EEN voorzetsel werkwoord is een idiomatische uitdrukking die een werkwoord en een voorzetsel combineert om een nieuw werkwoord met een andere betekenis te maken. Enkele voorbeelden van voorzetselwerkwoorden in het Engels zijn zorg voor, verlangen naar, aanvragen voor, goedkeuren van, toevoegen aan, toevlucht nemen tot, resulteren in, rekenen op, en leef ermee.
Het voorzetsel in een voorzetselwerkwoord wordt meestal gevolgd door een zelfstandig naamwoord of voornaamwoord, en dus zijn voorzetselwoorden overgankelijk.
Voorbeelden en observaties
"God heeft zorgen voor deze bomen hebben hen gered van droogte, ziekte, lawines en duizend stormen en overstromingen. Maar hij kan ze niet van dwazen redden. "(John Muir," The American Forests. " De Atlantische Maandelijks, 1897)
"Het verschil tussen de oude balspeler en de nieuwe balspeler is de trui. De oude balspeler gaf om de naam op de voorkant. De nieuwe balspeler geven om de naam op de achterkant. "(Steve Garvey)
"IK geloven in gelijkheid voor iedereen, behalve verslaggevers en fotografen. "(Mahatma Gandhi)
"Prepositional werkwoorden bestaan uit een overgankelijk werkwoord plus een voorzetsel waarmee het nauw verband houdt.
Hij staarde naar het meisje.
Ze besliste uiteindelijk de blauwe auto.
Voorlopige werkwoorden nemen niet de regel van de deeltjesbeweging. Het werkwoord en het volgende voorzetsel kunnen worden gescheiden door een bijwoord en het voorzetsel kan voorafgaan aan een relatief voornaamwoord en verschijnen aan het begin van een wh- vraag.
Hij staarde aandachtig naar het meisje.
Het meisje naar wie hij staarde was opvallend mooi.
Naar wie staarde hij? "
(Ron Cowan, De Engelse grammatica van de leraar. Cambridge University Press, 2008)
Prepositional Werkwoorden uitspreken
"EEN voorzetsel werkwoord bestaat uit een werkwoord plus een deeltje dat duidelijk een voorzetsel is: bijvoorbeeld, kijken naar, sturen naar, vertrouwen op. Deze zijn meestal lexicaal enkel benadrukt, met een primaire stress op het werkwoord.
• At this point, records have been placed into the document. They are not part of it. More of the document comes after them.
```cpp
typedef struct {
    double tau;
    double sigma;
    double tol;
    dotsocp_i64 maxit;
    int ifCheckStepByStep;
    int checkPrimDualFeas;
    int scaling;
    double time_limit;
} dotsocp_opts;

enum {
    DOTSOCP_METHOD_INPALM = 0,
    DOTSOCP_METHOD_PALM = 1,
    DOTSOCP_METHOD_ACCADMM = 2
};

typedef struct {
    dotsocp_i64 restart;
    double rho;
    double theta;
} dotsocp_acc_opts;

enum {
    DOTSOCP_F_PHI = 0,
    DOTSOCP_F_Q = 1,
    DOTSOCP_F_ALPHA = 2,
    DOTSOCP_F_Z = 3,
    DOTSOCP_F_BETA = 4,
    DOTSOCP_F_C = 5,
    DOTSOCP_F_WEIGHT = 6
};

typedef struct {
    double sigma;
    double sigma_internal;
    double cScale, dScale;
    double times[7];
    dotsocp_i64 iters;
    dotsocp_i64 hist_len;
    int stopped;
    double time_extra;
} dotsocp_result;

dotsocp_ctx *dotsocp_create(const dotsocp_problem *prob, int device, int nslabs);
dotsocp_ctx *dotsocp_create_multi(const dotsocp_problem *prob, int first_device, int ngpu);
void dotsocp_destroy(dotsocp_ctx *ctx);

int dotsocp_rccl_unique_id(unsigned char id[128]);
int dotsocp_attach_rccl(dotsocp_ctx *ctx, const unsigned char id[128], int rank, int world);

int dotsocp_slab_range(dotsocp_i64 nt, int world, int rank, dotsocp_i64 *t0, dotsocp_i64 *t1);

dotsocp_i64 dotsocp_field_len(const dotsocp_problem *prob, int field);

int dotsocp_dct_algorithm(dotsocp_i64 n);

int dotsocp_cdft_levels(dotsocp_i64 n);

int dotsocp_dct_levels(dotsocp_i64 n, int axis);

int dotsocp_tsolve_tri_safe(dotsocp_i64 ny, dotsocp_i64 nx, dotsocp_i64 nt);

int dotsocp_cone_writes_beta(dotsocp_i64 it, double last_sigma_it, dotsocp_i64 maxit, int check_step_by_step,
                             int last_of_run, int rescale, double maxFeas, double relGap);
int dotsocp_rescale_due(dotsocp_i64 it, int rescale, double maxFeas, double relGap);
int dotsocp_qcone_form(dotsocp_i64 it, double last_sigma_it, dotsocp_i64 maxit, int check_step_by_step, int last_of_run,
                       int next_last_of_run, int rescale, double maxFeas, double relGap);

int dotsocp_upload(dotsocp_ctx *ctx, int field, const double *host);
int dotsocp_download(dotsocp_ctx *ctx, int field, double *host);
int dotsocp_upload_layers(dotsocp_ctx *ctx, int field, const double *host, dotsocp_i64 t0, dotsocp_i64 n);

int dotsocp_begin(dotsocp_ctx *ctx, const dotsocp_opts *opts);
int dotsocp_begin_method(dotsocp_ctx *ctx, const dotsocp_opts *opts, int method, const dotsocp_acc_opts *acc);
int dotsocp_run(dotsocp_ctx *ctx, dotsocp_i64 n_iters, dotsocp_i64 *done);
int dotsocp_finish(dotsocp_ctx *ctx, dotsocp_result *res);

int dotsocp_recover_outputs(dotsocp_ctx *ctx, const double *rho0, const double *rho1, double *rho, double *Ex,
                            double *Ey, double *q0, double *bx, double *by);

#define DOTSOCP_REPORT_BINS 49
#define DOTSOCP_REPORT_RHO_FLOOR 1e-8
typedef struct {
    dotsocp_i64 n_nodes, n_cells;
    double mass_err, neg_err;
    double rho_min;  dotsocp_i64 rho_neg;
    dotsocp_i64 rho_hist[DOTSOCP_REPORT_BINS];
    double fq_max;   dotsocp_i64 fq_pos;
    dotsocp_i64 fq_hist[DOTSOCP_REPORT_BINS];
    double cost;
    dotsocp_i64 nonfinite;
} dotsocp_report;

int dotsocp_report_edges(double edges[DOTSOCP_REPORT_BINS + 1]);
int dotsocp_solution_report(dotsocp_ctx *ctx, const double *rho0, const double *rho1, dotsocp_report *rep,
                            double *layer_mass , double *layer_neg );

int dotsocp_recover_velocity(dotsocp_ctx *ctx, const double *rho0, const double *rho1, double rho_floor,
                             double *vx, double *vy);

typedef struct { dotsocp_i64 n; int nsub; int direction; double rho_floor; } dotsocp_advect_opts;
int dotsocp_advect_particles(dotsocp_ctx *ctx, const double *rho0, const double *rho1, const dotsocp_advect_opts *o,
                             double *x, double *y, double *traj_x, double *traj_y, dotsocp_i64 *n_clamped);

typedef struct { dotsocp_i64 n; int nsub; int direction; double rho_floor; dotsocp_i64 nf; } dotsocp_push_opts;
int dotsocp_push_mass(dotsocp_ctx *ctx, const double *rho0, const double *rho1, const dotsocp_push_opts *o,
                      double *x, double *y, const double *mass, const dotsocp_i64 *frame_nodes, double *frames,
                      dotsocp_i64 *n_clamped, double *unit, double *l1);

typedef struct {
    dotsocp_i64 n, n_clamped, n_still;
    double mass;
    double cost_map, cost_length, cost_action;
    double disp_mean, len_mean;
    double disp_max, len_max, detour_max;
    dotsocp_i64 detour_hist[DOTSOCP_REPORT_BINS];
    dotsocp_i64 detour_over;
} dotsocp_map_report_t;
int dotsocp_map_report(dotsocp_ctx *ctx, const double *rho0, const double *rho1, const dotsocp_advect_opts *o,
                       double *x, double *y, const double *mass, dotsocp_map_report_t *rep, double *disp, double *len,
                       double *action);

enum { DOTSOCP_RENDER_LINEAR = 0, DOTSOCP_RENDER_INVERTED = 1, DOTSOCP_RENDER_LEVELS = 2 };
typedef struct {
    int mode;
    int channels;
    dotsocp_i64 nf;
    int nlevels;
    int barrier_index;
    double vmax;
    dotsocp_i64 skip_y, skip_x;
    double mask_frac;
} dotsocp_render_opts;
typedef struct {
    double vmax, rho_min;
    dotsocp_i64 nonfinite, masked;
    dotsocp_i64 my, mx;
} dotsocp_render_info;
int dotsocp_render_evolution(dotsocp_ctx *ctx, const double *rho0, const double *rho1, const dotsocp_render_opts *opts,
                             const dotsocp_i64 *frame_nodes, const double *levels, const unsigned char *lut,
                             const unsigned char *barrier, unsigned char *image, double *mvx, double *mvy,
                             dotsocp_render_info *info);

int dotsocp_jump_next_level(dotsocp_ctx *coarse, dotsocp_ctx *fine);

typedef struct dotsocp_weights dotsocp_weights;

dotsocp_weights *dotsocp_weights_create(int device, dotsocp_i64 ny, dotsocp_i64 nx, dotsocp_i64 nt, int levels);
void dotsocp_weights_destroy(dotsocp_weights *w);

dotsocp_i64 dotsocp_weights_len(dotsocp_i64 ny, dotsocp_i64 nx, dotsocp_i64 nt, int levels, int level);

int dotsocp_weights_set(dotsocp_weights *w, const double *weight);
int dotsocp_weights_set_space(dotsocp_weights *w, const double *weightX, const double *weightY);

int dotsocp_weights_restrict(dotsocp_weights *w, int log_mean);

int dotsocp_weights_log10_mean(dotsocp_weights *w, int level, double *mean);

int dotsocp_weights_download(dotsocp_weights *w, int level, double *host);

int dotsocp_upload_weight_from(dotsocp_ctx *ctx, dotsocp_weights *w, int level);

int dotsocp_get_history(dotsocp_ctx *ctx, double *kkt, double *time, double *iter, double *pdGap);

int dotsocp_set_profiling(dotsocp_ctx *ctx, int on);
int dotsocp_kernel_time(dotsocp_ctx *ctx, const char *name, double *avg_ms, dotsocp_i64 *launches);

int dotsocp_canary_check(void);

int dotsocp_poisson_phi(dotsocp_ctx *ctx);

int dotsocp_synchronize(dotsocp_ctx *ctx);

#ifdef __cplusplus
}
#endif
#endif
```

Baseline: 99.38.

Dus kijk naar heeft hetzelfde stresspatroon als Bewerk of lenen. Het tweede element, het voorzetsel, dat niet wordt benadrukt, wordt niet geaccentueerd (tenzij voor contrastieve focus). "(John Christopher Wells, Engelse intonatie. Cambridge University Press, 2006)
Het verschil tussen frasale werkwoorden en voorlopige werkwoorden
"Er zijn een aantal syntactische criteria die u kunt gebruiken om frasale werkwoorden te onderscheiden van voorzetselwerkwoorden:
in transitieve frasale werkwoorden is het deeltje verplaatsbaar, maar het voorzetsel in een voorzetselwerkwoord niet;
de NP is het object van het werkwoord in frasale werkwoorden in plaats van het voorzetsel;
in zowel transitieve als intransitieve frasale werkwoorden draagt het deeltje stress, zoals in Ze nam de pet af of Het vliegtuig steeg op, terwijl voorzetsels niet benadrukt zijn, zoals in We klopten op de deur.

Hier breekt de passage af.